Here in North Carolina, conservative reformers in the Senate are showing guts. Instead of passing the buck to the next generation, they are forthrightly dealing with billions of unfunded liabilities in state retirement.

First, reformers want to end lifetime health care benefits for newly hired state employees. Today, state employees get lifetime health benefits mostly for free. This perk amounts to a $25 billion unfunded debt. Benefits promised without any money to pay for them. The kind of deficit financing used in Athens and Washington. Ending lifetime health benefits for newly hired workers defuses the fiscal time bomb and keeps the retirement system solvent for people already counting on it.

Conservative reformers also want to end the phony accounting in state pensions. Right now, the state claims it will earn 7.25% on the retirement fund. That isn’t realistic in a zero interest rate world. That phony assumption will force us into wild Wall Street speculation in a gambler’s futile chase for return.

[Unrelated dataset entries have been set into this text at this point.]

template <int WM, int WN>
__global__ __launch_bounds__(256) void conv_wgrad_kernel(const rpnet_conv_desc d, const float* __restrict__ dy,
                                                          float* __restrict__ partial, const int M, const int Cin,
                                                          const int Cout, const int tiles_n, const int steps_per_split) {
    constexpr int BM = 64 * WM, BN = 64 * WN, BK = 32;
    constexpr int A_F4 = BM / 32, B_F4 = BN / 32;
    constexpr int A_RW = BM / 4, B_RW = BN / 4;
    __shared__ __attribute__((aligned(16))) float smem[BK * BM + BK * BN];
    float* As = smem;
    float* Bs = smem + BK * BM;

    const int t = threadIdx.x;
    const int lane = t & 63, wv = t >> 6;
    const int li = lane & 31, h = lane >> 5;
    const int wm = wv >> 1, wn = wv & 1;
    const int tm = blockIdx.x / tiles_n, tn = blockIdx.x - tm * tiles_n;
    const int cm0 = tm * BM, n0 = tn * BN;
    const int tap = blockIdx.y;
// ... 112 lines not shown
    const int li = lane & 31, h = lane >> 5;
    const int wm = wv >> 1, wn = wv & 1;
    int tile, z;
    if ((ksplit & 7) == 0) {
        const int xcd = blockIdx.x & 7, j = blockIdx.x >> 3;
        z = (j / tiles) * 8 + xcd;
        tile = j - (j / tiles) * tiles;
    } else {
        z = blockIdx.x / tiles;
        tile = blockIdx.x - z * tiles;
    }
    const int tm = tile / tiles_n, tn = tile - tm * tiles_n;
    const int cm0 = tm * BM, n0 = tn * BN;

    const int H = d.H, W = d.W, HW = H * W;
    const int ups = d.upsample;
    const int Hs = H >> ups, Ws = W >> ups;
    const float* src; int Cs, cc;
    if (cm0 < d.C0) { src = d.x0; Cs = d.C0; cc = cm0; } else { src = d.x1; Cs = d.C1; cc = cm0 - d.C0; }

    const int total_steps = (M + BK - 1) / BK;
    const int s_begin = z * steps_per_split;
    const int s_end = min(s_begin + steps_per_split, total_steps);

    const __amdgpu_buffer_rsrc_t rsx = __builtin_amdgcn_make_buffer_rsrc(
        const_cast<float*>(src), (short)0, (int)((size_t)d.N * Hs * Ws * Cs * 4), 0x00020000);
    const __amdgpu_buffer_rsrc_t rsy = __builtin_amdgcn_make_buffer_rsrc(
        const_cast<float*>(dy), (short)0, (int)((size_t)M * Cout * 4), 0x00020000);
    const int cs4 = Cs * 4;
    int qoff[A_IT], kyv[A_IT], c16[A_IT];
#pragma unroll
    for (int i = 0; i < A_IT; ++i) {
        const int e = t + 256 * i;
        const int r = e >> 4;
        const int kyi = r / SJ, j = r - kyi * SJ;
        kyv[i] = kyi - 1;
        qoff[i] = j - 1 + (kyi - 1) * W;
        c16[i] = (e & 15) * 16;
    }
    f32x4 ra[A_IT], rb[2];
    auto load_tile = [&](int st) {
        const int p0 = st * BK;
#pragma unroll
        for (int i = 0; i < A_IT; ++i) {
            const int q = p0 + qoff[i];
            int pix, yq;
            if (POW2) {
                yq = (q >> lw) & (H - 1);
                pix = ups ? (((q >> (lw + lh)) * Hs + (yq >> 1)) * Ws + ((q & (W - 1)) >> 1)) : q;
            } else {
                const int n = q / HW, rem = q - n * HW;
                yq = rem / W;
                const int xq = rem - yq * W;
                pix = (n * Hs + (yq >> ups)) * Ws + (xq >> ups);
            }
            const int yp = yq - kyv[i];
            const bool ok = (unsigned)q < (unsigned)M && (unsigned)yp < (unsigned)H;
            const int voff = ok ? pix * cs4 + c16[i] : (int)0x80000000;
            ra[i] = __builtin_bit_cast(f32x4, __builtin_amdgcn_raw_buffer_load_b128(rsx, voff, cc * 4, 0));
            if (INSCALE) {
                const float sv = d.in_scale[ok ? pix : 0];
                ra[i] *= d.in_scale_mode == 2 ? 1.f - sv : sv;
            }
        }
#pragma unroll
        for (int i = 0; i < 2; ++i) {
            const int e = t + 256 * i;
            rb[i] = __builtin_bit_cast(f32x4, __builtin_amdgcn_raw_buffer_load_b128(rsy, (p0 + (e >> 4)) * Cout * 4 + (e & 15) * 16, n0 * 4, 0));
        }
    };
    auto store_tile = [&](int st) {
        float* As = smem;
        float* Bs = smem + A_SZ;
#pragma unroll
        for (int i = 0; i < A_IT; ++i) {
            const int e = t + 256 * i;
            if (e < 3 * SJ * (BM / 4)) *reinterpret_cast<f32x4*>(&As[e * 4]) = ra[i];
        }
#pragma unroll
        for (int i = 0; i < 2; ++i) {
            const int e = t + 256 * i;
            const int p = st * BK + (e >> 4);
            const int ox = POW2 ? (p & (W - 1)) : (p % W);
            *reinterpret_cast<f32x4*>(&Bs[e * 4]) = rb[i] * (ox >= 1 ? 1.f : 0.f);
            *reinterpret_cast<f32x4*>(&Bs[B_SZ + e * 4]) = rb[i];
            *reinterpret_cast<f32x4*>(&Bs[2 * B_SZ + e * 4]) = rb[i] * (ox <= W - 2 ? 1.f : 0.f);
        }
    };

    f32x16 acc[9];
#pragma unroll
    for (int a = 0; a < 9; ++a)
#pragma unroll
        for (int r = 0; r < 16; ++r) acc[a][r] = 0.f;

    if (s_begin < s_end) {
        load_tile(s_begin);
        store_tile(s_begin);
        __syncthreads();
        const float* ap = smem + wm * 32 + li + h * BM;
        const float* bp = smem + A_SZ + wn * 32 + li + h * BN;
        for (int st = s_begin; st < s_end; ++st) {
            const bool more = st + 1 < s_end;
            if (more) load_tile(st + 1);
#pragma unroll
            for (int kp = 0; kp < BK / 2; ++kp) {
                const float bm = bp[kp * 2 * BN], b0 = bp[B_SZ + kp * 2 * BN], b1 = bp[2 * B_SZ + kp * 2 * BN];
#pragma unroll
                for (int ky = 0; ky < 3; ++ky) {
                    const float am = ap[(ky * SJ + kp * 2) * BM];
                    const float a0 = ap[(ky * SJ + kp * 2 + 1) * BM];
                    const float a1 = ap[(ky * SJ + kp * 2 + 2) * BM];
                    acc[ky * 3 + 0] = __builtin_amdgcn_mfma_f32_32x32x2f32(am, bm, acc[ky * 3 + 0], 0, 0, 0);
                    acc[ky * 3 + 1] = __builtin_amdgcn_mfma_f32_32x32x2f32(a0, b0, acc[ky * 3 + 1], 0, 0, 0);
                    acc[ky * 3 + 2] = __builtin_amdgcn_mfma_f32_32x32x2f32(a1, b1, acc[ky * 3 + 2], 0, 0, 0);
                }
            }
            __syncthreads();
            if (more) store_tile(st + 1);
            __syncthreads();
        }
    }
    if (z >= ksplit) return;
    const int col = n0 + wn * 32 + li;
#pragma unroll
    for (int tap = 0; tap < 9; ++tap) {
        float* out = partial + ((size_t)(z * 9 + tap) * Cin) * Cout;
#pragma unroll
        for (int r = 0; r < 16; ++r) {
            const int row = cm0 + wm * 32 + (r & 3) + 8 * (r >> 2) + 4 * h;
            out[(size_t)row * Cout + col] = acc[tap][r];
        }
    }
}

Conservative reformers want a reality based investment assumption so the state will be forced to honestly fund pensions now instead of phonying up the book, hiding the debt and dumping the bust on future generations.

Yes. Conservatives have guts to face unfunded liabilities now. And an ostrich caucus is already opposing change with Janet Cowell auditioning for the lead. (Asheville Citizen-Times)

Will North Carolina keep following Washington’s head in the sand approach? Or will we put the next generation first? Legislators will decide.